Я прибыл в бухту как фон-барон, как Садко, богатый гость. Почти на собственной яхте. Не на адмиральской, конечно. На люгере «Геленджик», выделенном в мое полное распоряжение на первом этапе плана, придуманном де Виттом и доведенном до ума мною с Проскуриным.
Стоило мне оказаться на борту, как бедный лейтенант Алексеев дернулся и отшатнулся. Он узнал меня мгновенно. Не забыл о памятной встрече в Бомборах в кабинете генерал-майора Пацовского и про перевозку нашей группы в Поти.
Еще больше его напугала моя реакция. Я бросился к нему с объятиями.
— Иван Тимофеевич! Как я рад тебя видеть! Да полно же! Не будь букой! Ведь ты, считай, как добрый Гименей, вез меня с будущей супругой к нашему счастью!
Лейтенант пристально рассмотрел мой иконостас. Хлопнул себя по лбу. И широко, от души улыбнулся.
— Вот же я якорь! Ну, конечно! Ведь были мысли! Разведка, значит?
— Она самая! Так — что? Обнимемся?
Мы обнялись как старые друзья. Похлопали друг друга по плечам. И сразу договорились перейти на обращение по именам.
— Какие будут указания, господин поручик?
— Ваня, ну какие, к черту, указания⁈
— Не табань, Коста! От адмирала поступило четкое указание. В полное распоряжение!
— Тогда давай моего человечка с брига «Телемак» захватим и отправимся в Фиолент.

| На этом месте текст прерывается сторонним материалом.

cycle_diffusion_b200/csrc/kernels_tc.cu:

```cuda
#include <algorithm>

#include <mutex>
#include <array>
#include <map>
#include <unordered_map>
#include <vector>
#include <cstdlib>
#include <cmath>
#include <type_traits>

#include <cuda_fp16.h>

#include "tc_common.cuh"

namespace cdx {
namespace {

using namespace tc;

constexpr int TBM = 128, TBN = 128, TBK = 32;
constexpr int TILE_BYTES = TBM * TBK * 4;
constexpr int TC_THREADS = 384;
constexpr int SMEM_MAX = 232448;
constexpr int BAR_BYTES = 256, ALIGN_SLACK = 1024;
// ... 93 lines not shown
  } else {
    c.m0 = tm * TBM;
    c.zb = z / p.heads;
    c.zh = z - c.zb * p.heads;
  }
  return c;
}

__device__ __forceinline__ uint32_t tf32_lo(float x, uint32_t hi) { return rn_tf32(__float_as_uint(x - __uint_as_float(hi))); }

#ifdef CDX_GEMM_TIMELINE
constexpr int TL_SLOTS = 8;
__device__ unsigned long long* g_gemm_timeline = nullptr;
__device__ __forceinline__ void tl_stamp(int k) {
  unsigned long long t;
  asm volatile("mov.u64 %0, %%globaltimer;" : "=l"(t) :: "memory");
  if (g_gemm_timeline) g_gemm_timeline[(size_t)blockIdx.x * TL_SLOTS + k] = t;
}
#define TL_STAMP(k) tl_stamp(k)
#else
#define TL_STAMP(k) ((void)0)
#endif

template <int KIND, int BN, bool PERSIST = false>
__global__ void __launch_bounds__(TC_THREADS, 1)
tc_gemm_kernel(const __grid_constant__ CUtensorMap mapA, const __grid_constant__ CUtensorMap mapA2,
               const __grid_constant__ CUtensorMap mapB, const __grid_constant__ CUtensorMap mapBlo,
               const __grid_constant__ CUtensorMap mapR, const __grid_constant__ CUtensorMap mapC, const TcParams p) {
  using CF = Cfg<KIND, BN, PERSIST>;
  constexpr bool H16 = CF::H16, FAST = KIND == KIND_H16_FAST;
  constexpr int BK = CF::BK, KSTEPS = CF::KSTEPS, A_BYTES = CF::A_BYTES, B_PLANE = CF::B_PLANE, STAGE_BYTES = CF::STAGE_BYTES;
  constexpr int STAGES = CF::STAGES, EPI_BOX = CF::EPI_BOX, EPI_PER_SLOT = CF::EPI_PER_SLOT, EPI_SLOTS = CF::EPI_SLOTS;
  constexpr int NACC = BN / 2;
  if (threadIdx.x == 0) TL_STAMP(0);
  pdl_trigger();
  extern __shared__ uint8_t smem_raw[];
  const uint32_t base = (smem_u32(smem_raw) + 1023u) & ~1023u;
  const uint32_t epi = base + STAGES * STAGE_BYTES;
  const uint32_t bars = epi + CF::EPI_BYTES;
  auto bar_full = [&](int s) { return bars + 8u * s; };
  auto bar_empty = [&](int s) { return bars + 8u * (STAGES + s); };
  const uint32_t bar_res = bars + 16u * STAGES;
  const uint32_t bar_out = bar_res + 8u;

  const int warp = threadIdx.x >> 5, lane = threadIdx.x & 31;
  const int num_kb = (p.K + BK - 1) / BK;
  TileCoord tc_ = tile_coord(p, blockIdx.x, num_kb);
  int nst = tc_.kb1 - tc_.kb0;
  const bool staged = PERSIST || staged_store(p);
  auto epi_box = [&](int k) {
    return PERSIST ? epi + k * EPI_BOX : base + ((nst + k / EPI_PER_SLOT) % STAGES) * STAGE_BYTES + (k % EPI_PER_SLOT) * EPI_BOX;
  };

  if (threadIdx.x == 0) {
    for (int s = 0; s < STAGES; ++s) {
      mbar_init(bar_full(s), 1);
// ... 64 lines not shown
    asm volatile("setmaxnreg.dec.sync.aligned.u32 40;");
    if (threadIdx.x == 0) {
      const int cblocks = p.mode == 1 ? p.C1 / TBK : 0;
      int it = 0;
      for (int kb = tc_.kb0; kb < tc_.kb1; ++kb, ++it) {
        const int s = it % STAGES;
        mbar_wait(bar_empty(s), ((it / STAGES) & 1) ^ 1);
        const uint32_t st = base + s * STAGE_BYTES;
        const uint32_t sb = st + A_BYTES;
        const int k0 = kb * BK;
        if (p.mode == 2) {
          mbar_expect_tx(bar_full(s), TILE_BYTES + BN * 128);
          int ca[4], cb4[4];
#pragma unroll
          for (int i = 0; i < 4; ++i) {
            const int ac = p.a_code[i], bc = p.b_code[i];
            ca[i] = ac == 0 ? k0 : ac == 1 ? tc_.m0 + tc_.zh * p.a_rowoff_h : ac == 2 ? tc_.zh : ac == 3 ? tc_.zb : 0;
            cb4[i] = bc == 0 ? k0 : bc == 1 ? tc_.n0 + tc_.zh * p.b_rowoff_h : bc == 2 ? tc_.zh : bc == 3 ? tc_.zb : 0;
          }
          tma_load_4d(st, &mapA, ca[0], ca[1], ca[2], ca[3], bar_full(s));
          tma_load_4d(sb, &mapB, cb4[0], cb4[1], cb4[2], cb4[3], bar_full(s));
          continue;
        }
        mbar_expect_tx(bar_full(s), TILE_BYTES + (KIND == KIND_SS ? 1 : 2) * B_PLANE);
        if (p.mode == 0) {
          if (k0 < p.C1) tma_load_2d(st, &mapA, k0, tc_.m0, bar_full(s));
          else tma_load_2d(st, &mapA2, k0 - p.C1, tc_.m0, bar_full(s));
        } else {
          const int tap = kb / cblocks, cb = kb - tap * cblocks;
          const int dy = tap / 3, dx = tap - dy * 3;
          tma_load_4d(st, &mapA, cb * TBK, tc_.x0 * p.cstride + dx - p.cpad, tc_.y0 * p.cstride + dy - p.cpad, tc_.b0,
                      bar_full(s));
        }
        tma_load_2d(sb, &mapB, k0, tc_.n0, bar_full(s));
        if (KIND != KIND_SS) tma_load_2d(sb + B_PLANE, &mapBlo, k0, tc_.n0, bar_full(s));
      }
      if (staged) {
        if (p.residual) mbar_expect_tx(bar_res, BN * TBM * 4);
        for (int k = 0; k < EPI_SLOTS; ++k, ++it) {
          const int s = it % STAGES;
          mbar_wait(bar_empty(s), ((it / STAGES) & 1) ^ 1);
          if (!p.residual) continue;
          for (int b = k * EPI_PER_SLOT; b < min(BN / TBK, (k + 1) * EPI_PER_SLOT); ++b) {
            const uint32_t dst = epi_box(b);
            if (p.mode == 0) tma_load_2d(dst, &mapR, tc_.n0 + b * TBK, tc_.m0, bar_res);
            else tma_load_4d(dst, &mapR, tc_.n0 + b * TBK, tc_.x0, tc_.y0, tc_.b0, bar_res);
          }
        }
        if (!p.residual) mbar_arrive(bar_res);
      }
    }
    return;
  }

  asm volatile("setmaxnreg.inc.sync.aligned.u32 232;");
// ... 5 lines not shown
  float omax_cta = 0.f;
  int g0 = 0;
#pragma unroll 1
  for (int t = blockIdx.x, item = 0;;) {
    const int kchunk = (tc_.kb1 - tc_.kb0) <= 2 * CF::KCHUNK ? 2 * CF::KCHUNK : CF::KCHUNK;
    int px[2] = {0, 0}, py[2] = {0, 0}, pb[2] = {0, 0};
    if (p.mode == 1) {
#pragma unroll
      for (int i = 0; i < 2; ++i) {
        const int r = r0 + 8 * i;
        px[i] = tc_.x0 + r % p.bw; py[i] = tc_.y0 + (r / p.bw) % p.bh; pb[i] = tc_.b0 + r / (p.bw * p.bh);
      }
    }

    float acc[NACC], tot[NACC];
#pragma unroll
    for (int j = 0; j < NACC; ++j) { acc[j] = 0.f; tot[j] = 0.f; }

    struct Frag { uint32_t h[KSTEPS][4], l[KSTEPS][4]; };

    auto load_split = [&](int it, Frag& f) {
      const int s = (g0 + it) % STAGES;
      mbar_wait(bar_full(s), ((g0 + it) / STAGES) & 1);
      const uint32_t st = base + s * STAGE_BYTES;
      if (KIND == KIND_SS) {
        const uint32_t sb = st + A_BYTES;
        const int ct = threadIdx.x - 128;
#pragma unroll 4
        for (int i = ct; i < B_PLANE / 16; i += 256) {
          const uint32_t a = sb + (uint32_t)i * 16u;
          uint32_t v[4], h[4], l[4];
          asm volatile("ld.shared.v4.u32 {%0, %1, %2, %3}, [%4];" : "=r"(v[0]), "=r"(v[1]), "=r"(v[2]), "=r"(v[3]) : "r"(a));
#pragma unroll
          for (int c = 0; c < 4; ++c) { h[c] = rn_tf32(v[c]); l[c] = tf32_lo(__uint_as_float(v[c]), h[c]); }
          asm volatile("st.shared.v4.u32 [%0], {%1, %2, %3, %4};" ::"r"(a), "r"(h[0]), "r"(h[1]), "r"(h[2]), "r"(h[3]) : "memory");
          asm volatile("st.shared.v4.u32 [%0], {%1, %2, %3, %4};" ::"r"(a + B_PLANE), "r"(l[0]), "r"(l[1]), "r"(l[2]), "r"(l[3]) : "memory");
        }
        asm volatile("fence.proxy.async.shared::cta;" ::: "memory");
        asm volatile("bar.sync 1, 256;" ::: "memory");
      }
#pragma unroll
      for (int kk = 0; kk < KSTEPS; ++kk) {
        if (H16) {
#pragma unroll
          for (int i = 0; i < 2; ++i) {
            const int r = r0 + 8 * i;
// ... 13 lines not shown
              }
            }
          }
        } else {
#pragma unroll
          for (int i = 0; i < 2; ++i) {
            const int r = r0 + 8 * i;
#pragma unroll
            for (int hk = 0; hk < 2; ++hk) {
              const int k = kk * 8 + hk * 4 + qd;
              float x;
              asm volatile("ld.shared.f32 %0, [%1];" : "=f"(x)
                           : "r"(st + (uint32_t)r * 128u + ((((uint32_t)k >> 2) ^ (uint32_t)(r & 7)) << 4) + (uint32_t)(k & 3) * 4u));
              const uint32_t h = rn_tf32(__float_as_uint(x));
              f.h[kk][hk * 2 + i] = h;
              f.l[kk][hk * 2 + i] = tf32_lo(x, h);
            }
          }
        }
      }
    };

    auto mma = [&](int it, const Frag& f) {
      const uint32_t sb = base + ((g0 + it) % STAGES) * STAGE_BYTES + A_BYTES;
      const uint64_t bhi = H16 ? make_desc_sw64(sb) : make_desc(sb), blo = H16 ? make_desc_sw64(sb + B_PLANE) : make_desc(sb + B_PLANE);
      wgmma_pin(acc);
      wgmma_fence();
#pragma unroll
      for (int kk = 0; kk < KSTEPS; ++kk) {
        const uint64_t adv = (uint64_t)kk * 2u;
        if (H16) {
          if (!FAST) {
            Wgmma<BN>::f16_rs(acc, f.l[kk], bhi + adv);
            Wgmma<BN>::f16_rs(acc, f.h[kk], blo + adv);
          }
          Wgmma<BN>::f16_rs(acc, f.h[kk], bhi + adv);
        } else {
          Wgmma<BN>::tf32_rs(acc, f.l[kk], bhi + adv);
          Wgmma<BN>::tf32_rs(acc, f.h[kk], blo + adv);
          Wgmma<BN>::tf32_rs(acc, f.h[kk], bhi + adv);
        }
      }
      wgmma_commit();
    };

    int kin = 0;
    auto step = [&](int it, const Frag& cur, Frag& nxt) {
      mma(it, cur);
      wgmma_wait1();
      if (it > 0) {
        __syncwarp();
        if (lane == 0) mbar_arrive(bar_empty((g0 + it - 1) % STAGES));
      }
      if (it + 1 < nst) load_split(it + 1, nxt);
// ... 263 lines not shown
  for (long long i = (long long)blockIdx.x * blockDim.x + threadIdx.x; i < total; i += (long long)gridDim.x * blockDim.x) {
    const long long r = i / c4n;
    const int c4 = (int)(i - r * c4n);
    const float4 v = *reinterpret_cast<const float4*>(x + r * ld + 4 * c4);
    m = fmaxf(m, fmaxf(fmaxf(fabsf(v.x), fabsf(v.y)), fmaxf(fabsf(v.z), fabsf(v.w))));
  }
#pragma unroll
  for (int o = 16; o > 0; o >>= 1) m = fmaxf(m, __shfl_xor_sync(0xffffffffu, m, o));
  if ((threadIdx.x & 31) == 0) atomicMax(reinterpret_cast<unsigned int*>(slot), __float_as_uint(m));
}

__global__ void amax_rows_scalar_kernel(const float* __restrict__ x, long long rows, int C, long long ld, float* __restrict__ slot) {
  float m = 0.f;
  const long long total = rows * (long long)C;
  for (long long i = (long long)blockIdx.x * blockDim.x + threadIdx.x; i < total; i += (long long)gridDim.x * blockDim.x) {
    const long long r = i / C;
    m = fmaxf(m, fabsf(x[r * ld + (i - r * C)]));
  }
#pragma unroll
  for (int o = 16; o > 0; o >>= 1) m = fmaxf(m, __shfl_xor_sync(0xffffffffu, m, o));
  if ((threadIdx.x & 31) == 0) atomicMax(reinterpret_cast<unsigned int*>(slot), __float_as_uint(m));
}

template <int KIND, int BN, bool PERSIST = false>
void set_smem_attr() {
  CDX_CUDA(cudaFuncSetAttribute(tc_gemm_kernel<KIND, BN, PERSIST>, cudaFuncAttributeMaxDynamicSharedMemorySize, Cfg<KIND, BN, PERSIST>::SMEM_BYTES));
}
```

Несчастный Бахадур все отлеживался на бриге. Поправлялся после эпического удара по его бедной головушке кофель-нагелем. Мы аккуратно его перевезли на люгер. И двинулись на выход из Севастопольской бухты. На встречу с Тамарой. Я заранее предвкушал головомойку с рукоприкладством за то, что недоглядел. За то, что в столь неподобающем виде верну ее защитника и любимчика.
… Душа моя, Тамара, стояла на берегу. С бутылочкой в руках. Завидев «Геленджик» и меня, стоявшего на носу, замахала рукой. Я долго махал в ответ. Пока меня своим смехом не остановил Ваня.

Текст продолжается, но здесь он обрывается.